I found Depuy to be satisfactory - acceptable for a pleasant stay, especially if you want to be spending most of your time in the surrounding area.

I should add that the video cam on the exchange guest website was quite accurate for the condition of our unit.


----------



## wackymother (Jul 3, 2008)

shagnut said:


> I know what you mean. I'm getting a little nervous also. I will be staying in a 2br River Village II . If you have time can you do a check on that for me while you are there?  Thanks, Shaggy



I've stayed there in the past couple of years, Shaggy. It was fine. Nothing fancy but perfectly okay. Comfortable. The unit is large and the kitchen is well equipped. The bench thing that's described above is what the furniture is like at River Village II, too--it's like This End Up furniture. 

The unusual thing about RVII is that instead of a regular bathtub, the units have a round red Japanese-style soaking tub. Very 1970s groovy! :whoopie: Kind of odd, kind of fun, definitely an experience.


----------



## CSB (Jul 3, 2008)

Dawn, you have probably read my review. We were there last summer and found the unit to be fine. The kids liked it alot because of the different levels. Mostly the negative seems to be because of the very dated furniture and design. One thing that bugged us was the location of the telephone. None in the bedrooms. Had to run downstairs to get the phone when it rang.

Shagnut. We will be staying in River Village II this summer. Checking in Aug 16th. Will we be there at the same time?


----------



## shagnut (Jul 3, 2008)

Cindy, will not be there at the same time. I am going Oct 11 thru the 18th. I'm coming for the foliage and the hot air balloon festival. I won't be able to see the whole thing but will see the night glow on Friday and the early morning lift off before having to go back home.   Take lots of notes and pics, ok?

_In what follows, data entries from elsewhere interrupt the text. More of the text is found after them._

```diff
@@ -391,24 +431,12 @@
   }
   lds_barrier();
   CM_TL(3);
-  f32x4 bb2 = f32x4{0.f, 0.f, 0.f, 0.f};
-  int km[CM_MT3] = {};
   {
-    f32x4 g14 = cm_gld4(a.g1 + lane * 4), b14 = cm_gld4(a.b1n + lane * 4);
-    if (a.b2) bb2 = cm_gld4(a.b2 + w * 16 * T3 + 4 * g);
-    if (a.kpm) {
-#pragma unroll
-      for (int mt = 0; mt < CM_MT3; ++mt) km[mt] = cm_gldu8(a.kpm + ubase + min(t0 + mt * 16 + fr, a.T - 1));
-    }
     issue_p3(0);
     issue_p3(1);
-    asm volatile("s_waitcnt vmcnt(2)" ::: "memory");
-    cm_tie(g14);
-    cm_tie(b14);
-    cm_tie(bb2);
-#pragma unroll
-    for (int mt = 0; mt < CM_MT3; ++mt) asm volatile("" : "+v"(km[mt]));
-    const float gm[4] = {g14[0], g14[1], g14[2], g14[3]}, bt[4] = {b14[0], b14[1], b14[2], b14[3]};
+    const float4 g14 = *reinterpret_cast<const float4*>(Ps + CM_P_G1 + lane * 4);
+    const float4 b14 = *reinterpret_cast<const float4*>(Ps + CM_P_B1N + lane * 4);
+    const float gm[4] = {g14.x, g14.y, g14.z, g14.w}, bt[4] = {b14.x, b14.y, b14.z, b14.w};
     constexpr int FPW = CM_BM / CM_NW;
     float v[FPW][4], mean[FPW], rstd[FPW];
 #pragma unroll
@@ -468,7 +496,11 @@
 #pragma unroll
     for (int t = 0; t < T3; ++t) {
       const int d = w * 16 * T3 + t * 16 + 4 * g;
-      const f32x4 bb = bb2;
+      const float4 bb4 = *reinterpret_cast<const float4*>(Ps + CM_P_B2 + d);
+      const float bb[4] = {bb4.x, bb4.y, bb4.z, bb4.w};
+      int km[CM_MT3];
+#pragma unroll
+      for (int mt = 0; mt < CM_MT3; ++mt) km[mt] = reinterpret_cast<const int*>(Ps + CM_P_KM)[mt * 16 + fr];
 #pragma unroll
       for (int mt = 0; mt < CM_MT3; ++mt) {
         const int f = t0 + mt * 16 + fr;
@@ -488,7 +520,7 @@
 }
 
 constexpr size_t conv_module_lds() {
-  return (size_t)2 * CM_ROWS * CM_S * sizeof(bf16_t) + (size_t)CM_BM * CM_D * sizeof(float);
+  return (size_t)2 * CM_ROWS * CM_S * sizeof(bf16_t) + (size_t)(CM_BM * CM_D + CM_P_FLOATS) * sizeof(float);
 }
 
 }
@@ -505,7 +537,7 @@
   if (B <= 0 || T <= 0 || !sbk_conv_module_supported(D, K) || !x || !out || x == out || d_eff <= 0 || d_eff > D)
     return SBK_ERR_ARG;
   if (o && (causal ? K - 1 : (K - 1) / 2) > 31) return SBK_ERR_ARG;
-  if (!ln0_w || !ln0_b || !w1p || !b1p || !wc || !ln1_w || !ln1_b || !w2) return SBK_ERR_ARG;
+  if (!ln0_w || !ln0_b || !w1p || !wc || !ln1_w || !ln1_b || !w2) return SBK_ERR_ARG;
   const uintptr_t al = reinterpret_cast<uintptr_t>(x) | reinterpret_cast<uintptr_t>(out) |
                        reinterpret_cast<uintptr_t>(ln0_w) | reinterpret_cast<uintptr_t>(ln0_b) |
                        reinterpret_cast<uintptr_t>(w1p) | reinterpret_cast<uintptr_t>(b1p) |
```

Hopefully there will be some other tuggers there.  shaggy


----------



## senorak (Jul 4, 2008)

I'll be in River Village 2 the week of July 12th-19th.  This is one of our home resorts, and since it's a short ,(a little over an hour), from our house, decided to use it again this year.  Makes a nice getaway for my 2 youngest and each can bring a friend.

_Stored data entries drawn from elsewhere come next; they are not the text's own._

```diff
@@ -965,6 +1022,31 @@
         WgDesc ds[WG_NPF];
 #pragma unroll
         for (int u = 0; u < WG_NPF; ++u) ds[u] = wg_desc<H16>(p, (int)(threadIdx.x & 255) + u * 256, sg, cob, cib, h0);
+        if constexpr (F16) {
+            float4 pg[WG_NPF];
+            const int last = dg1 + 1;
+            auto stage = [&](const float4 (&cur)[WG_NPF], float4 (&nxt)[WG_NPF], int s) {
+                if (s > last || (dbg & 1)) return;
+                if (s + 1 <= last) wg_prefetch<H16>(nxt, ds, p, s + 1, dg0, dg1);
+                wg_commit16s(cur, ds, wg_lds, p, s, dg0, dg1, mtab, etab);
+                if (s + 1 <= last) wg_max16(nxt, ds, p, s + 1, dg0, dg1, mtab);
+            };
+            if (DBG && threadIdx.x - 256 < 14) etab[threadIdx.x - 256] = 0;
+            if (!(dbg & 1)) {
+                wg_prefetch<H16>(pf, ds, p, dg0 - 2, dg0, dg1);
+                wg_max16(pf, ds, p, dg0 - 2, dg0, dg1, mtab);
+            }
+            __syncthreads();
+            stage(pf, pg, dg0 - 2);
+            __syncthreads();
+            for (int dx = dg0 - 2; dx <= last; dx += 2) {
+                stage(pg, pf, dx + 1);
+                __syncthreads();
+                if (dx + 1 > last) break;
+                stage(pf, pg, dx + 2);
+                __syncthreads();
+            }
+        } else {
         wg_prefetch<H16>(pf, ds, p, dg0 - 2, dg0, dg1);
         __syncthreads();
         wg_commit<NS, true>(pf, ds, wg_lds, p, dg0 - 2, dg0, dg1);
@@ -977,6 +1059,7 @@
             }
             __syncthreads();
         }
+        }
     } else {
 #pragma unroll
     for (int t = 0; t < 20; ++t) acc[t] = (tz_f4){0.f, 0.f, 0.f, 0.f};
@@ -992,7 +1075,7 @@
     }
     for (int dx = dg0 - 2; dx <= dg1 + 1; ++dx) {
         if constexpr (SPEC) {
-            if ((unsigned)dx >= (unsigned)p.D) { __syncthreads(); continue; }
+            if ((unsigned)dx >= (unsigned)p.D || (dbg & 2)) { __syncthreads(); continue; }
         } else {
         __syncthreads();
         if constexpr (F16) wg_commit16(pf, ds, wg_lds, p, dx, dg0, dg1, mtab, etab);
@@ -1009,10 +1092,11 @@
         const int so0 = wg_s5<SPEC>(p, pl0), so1 = k3w ? wg_s3<SPEC>(p, pl1) : wg_s5<SPEC>(p, pl1);
         const int xo8 = wg_xo<SPEC>(p, dx) >> 3;
         if constexpr (F16) {
-            const int e_x = __builtin_amdgcn_readfirstlane(etab[0]);
+            const int e_x = __builtin_amdgcn_readfirstlane(etab[SPEC ? (dx + 60) & 1 : 0]);
             auto bring = [&](int which, int slot, int lo, int n_) {
-                const int ep = e_x + __builtin_amdgcn_readfirstlane(etab[1 + slot]);
-                if (ep == ecur[which]) return;
+                const int e_g = __builtin_amdgcn_readfirstlane(etab[EB + slot]);
+                const int ep = e_x + e_g;
+                if (e_x == WG_EZ || e_g == WG_EZ || ep == ecur[which]) return;
                 const int dd = ep - ecur[which];
                 const float f = ldexpf(1.0f, dd > 120 ? 120 : (dd < -120 ? -120 : dd));
 #pragma unroll
@@ -1023,8 +1107,9 @@
             if (ok0) bring(0, so0, 0, 10);
             if (ok1) bring(1, so1, 10, 10);
             if (okc) {
-                const int ep = e_x + __builtin_amdgcn_readfirstlane(etab[1 + wg_s1<SPEC>(p, dx)]);
-                if (ep != ecur[4]) {
+                const int e_g = __builtin_amdgcn_readfirstlane(etab[EB + wg_s1<SPEC>(p, dx)]);
+                const int ep = e_x + e_g;
+                if (e_x != WG_EZ && e_g != WG_EZ && ep != ecur[4]) {
                     const int dd = ep - ecur[4];
                     acc[13] *= ldexpf(1.0f, dd > 120 ? 120 : (dd < -120 ? -120 : dd));
                     ecur[4] = ep;
@@ -1133,7 +1218,7 @@
 static int g_wg_spec = 1;
 extern "C" int vx_jlc_wgrad_tz_set_spec(int on) { g_wg_spec = on ? 1 : 0; return 0; }
 static bool wg_spec_on() { return g_wg_spec == 1; }
-static int wg_plan(VxWgT& p, size_t& shm, int B, int C, int G, int D, int H, int W, int NS, bool spec = false) {
+static int wg_plan(VxWgT& p, size_t& shm, int B, int C, int G, int D, int H, int W, int NS, bool spec = false, bool f16 = false) {
     if (B <= 0 || C <= 0 || G <= 0 || C % G || D <= 0 || H <= 0 || W <= 0 || (W & 3) || (H & 3) || W > 32) return -1;
     const int CG = C / G;
     if (CG != 4 && CG != 8 && CG != 16) return -1;
@@ -1152,7 +1237,7 @@
     p.SP = p.GB + (p.R5 + p.R3 + p.R1) * p.GP;
     const int MT = CG / 4;
     const long base_blocks = (long)p.nsg * G * MT * MT * p.nHt;
-    const int target = g_wg_blocks > 0 ? g_wg_blocks : (spec ? 128 : 256);
+    const int target = g_wg_blocks > 0 ? g_wg_blocks : (spec ? (f16 ? 96 : 128) : 256);
     int nchunks = (int)((target + base_blocks - 1) / base_blocks);
     constexpr int min_dc = 2;
     if (nchunks > D / min_dc) nchunks = D / min_dc;
@@ -1160,15 +1245,17 @@
     p.DC = vx_cdiv(D, nchunks);
     p.nDc = vx_cdiv(D, p.DC);
     if ((long)p.nb * 4 * (p.TH + 4) * (p.XR / 4) + 3L * p.nb * 4 * p.TH * (p.WS / 4) > (long)WG_NPF * 256) return -1;
-    shm = (size_t)NS * p.SP * 2 + 128;
+    shm = (size_t)NS * p.SP * 2 + (spec ? 256 : 128);
     if (shm < 4 * 10 * 256 * sizeof(float)) shm = 4 * 10 * 256 * sizeof(float);
     if (shm > 150 * 1024) return -1;
+    if (spec && f16 && shm < 81 * 1024) shm = 81 * 1024;
     return 0;
 }
 
 static long g_wg_min_v = 0;
+#define WG_F16_DEFAULT 1
 static int g_wg_f16 = 0;
-extern "C" int vx_jlc_wgrad_tz_set_f16(int on) { g_wg_f16 = on ? 1 : 0; return 0; }
+extern "C" int vx_jlc_wgrad_tz_set_f16(int mode) { g_wg_f16 = mode == 1 || mode == 2 ? mode : 0; return 0; }
 extern "C" int vx_jlc_wgrad_tz_set_min_voxels(long v) { g_wg_min_v = v < 0 ? 0 : v; return 0; }
 extern "C" int vx_jlc_wgrad_tz_ok(int C, int G, int D, int H, int W) {
     VxWgT p = {};
@@ -1182,12 +1269,13 @@
     VX_REQUIRE(x && g1 && g3 && g5, "vx_jlc_wgrad_tz: null pointer");
     VxWgT p = {};
     size_t shm;
-    const bool f16 = tz_pieces() == 22 && g_wg_f16 == 1;
+    const bool spec_fits16 = [&] { VxWgT q = {}; size_t sh2; return wg_plan(q, sh2, B, C, G, D, H, W, 2, true, true) == 0; }();
+    const bool f16 = tz_pieces() == 22 && (g_wg_f16 == 1 || (g_wg_f16 == 0 && WG_F16_DEFAULT && wg_spec_on() && spec_fits16));
     const int NS = f16 ? 2 : (tz_pieces() == 22 ? 3 : tz_pieces());
     VX_REQUIRE(!t_tz_h16 || NS == 1, "vx_jlc_wgrad_tz: 16-bit g_k need plain bf16 operands (pieces = 1, the bf16 mode)");
-    bool spec = !f16 && NS == 3 && (g_tz_dbg >> 4) == 0 && wg_spec_on();
-    if (spec) { VxWgT q = {}; size_t sh2; spec = wg_plan(q, sh2, B, C, G, D, H, W, NS, true) == 0; }
-    VX_REQUIRE(wg_plan(p, shm, B, C, G, D, H, W, NS, spec) == 0, "vx_jlc_wgrad_tz: unsupported shape C=%d G=%d %dx%dx%d", C, G, D, H, W);
+    bool spec = wg_spec_on() && (f16 ? spec_fits16 : NS == 3 && (g_tz_dbg >> 4) == 0);
+    if (spec && !f16) { VxWgT q = {}; size_t sh2; spec = wg_plan(q, sh2, B, C, G, D, H, W, NS, true) == 0; }
+    VX_REQUIRE(wg_plan(p, shm, B, C, G, D, H, W, NS, spec, f16) == 0, "vx_jlc_wgrad_tz: unsupported shape C=%d G=%d %dx%dx%d", C, G, D, H, W);
     p.x = x; p.g1 = g1; p.g3 = g3; p.g5 = g5; p.dw1 = dw1; p.dw3 = dw3; p.dw5 = dw5; p.dbg = g_tz_dbg >> 4;
     const int MT = p.CG / 4;
     const dim3 grid((unsigned)((long)p.nsg * G * MT * MT * p.nHt * p.nDc));
@@ -1203,7 +1291,16 @@
         if (p.dbg) vx_jlc_wg_k<ns, true><<<grid, dim3(256), shm, st>>>(p);                                                                                 \
         else vx_jlc_wg_k<ns, false><<<grid, dim3(256), shm, st>>>(p);                                                                                      \
     } while (0)
-    if (spec) {
+    if (spec && f16) {
+        static bool attrs16 = false;
+        if (!attrs16) {
+            VX_REQUIRE(hipFuncSetAttribute((const void*)vx_jlc_wg_k<2, false, true, true>, hipFuncAttributeMaxDynamicSharedMemorySize, 160 * 1024) == hipSuccess &&
+                       hipFuncSetAttribute((const void*)vx_jlc_wg_k<2, true, true, true>, hipFuncAttributeMaxDynamicSharedMemorySize, 160 * 1024) == hipSuccess, "vx_jlc_wgrad_tz: LDS attribute");
+            attrs16 = true;
+        }
+        if (p.dbg) vx_jlc_wg_k<2, true, true, true><<<grid, dim3(512), shm, st>>>(p);
+        else vx_jlc_wg_k<2, false, true, true><<<grid, dim3(512), shm, st>>>(p);
+    } else if (spec) {
         static bool attrs = false;
         if (!attrs) { VX_REQUIRE(hipFuncSetAttribute((const void*)vx_jlc_wg_k<3, false, false, true>, hipFuncAttributeMaxDynamicSharedMemorySize, 160 * 1024) == hipSuccess, "vx_jlc_wgrad_tz: LDS attribute"); attrs = true; }
         vx_jlc_wg_k<3, false, false, true><<<grid, dim3(512), shm, st>>>(p);
```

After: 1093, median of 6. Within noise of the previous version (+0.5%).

I agree, the units are "rustic", but there is lots of room in the units.  (If you are expecting 4 and 5 star units/amenities, you will be sorely disappointed).  We started going to the Poconos when the children were small, since it was such a short drive.  Traded the week for about 5 years...then began using it again last year.  Kids had a blast...(guess bringing a friend made a huge difference)...and participated in many of the resort sponsored activities.  We also spent a day at Camel Beach Water Park (get discount tickets through AAA).  One of our first stops while in the Poconos is "Country Kettle"----store on 209 that has large barrels of candy---kids each fill a bag w/ goodies for the stay.    We also try to hit the flea market on 209....can get some great deals there.  We've done Bushkill Falls, Water Gap Tour, Tannersville Outlets, and other sites/shopping in the area.  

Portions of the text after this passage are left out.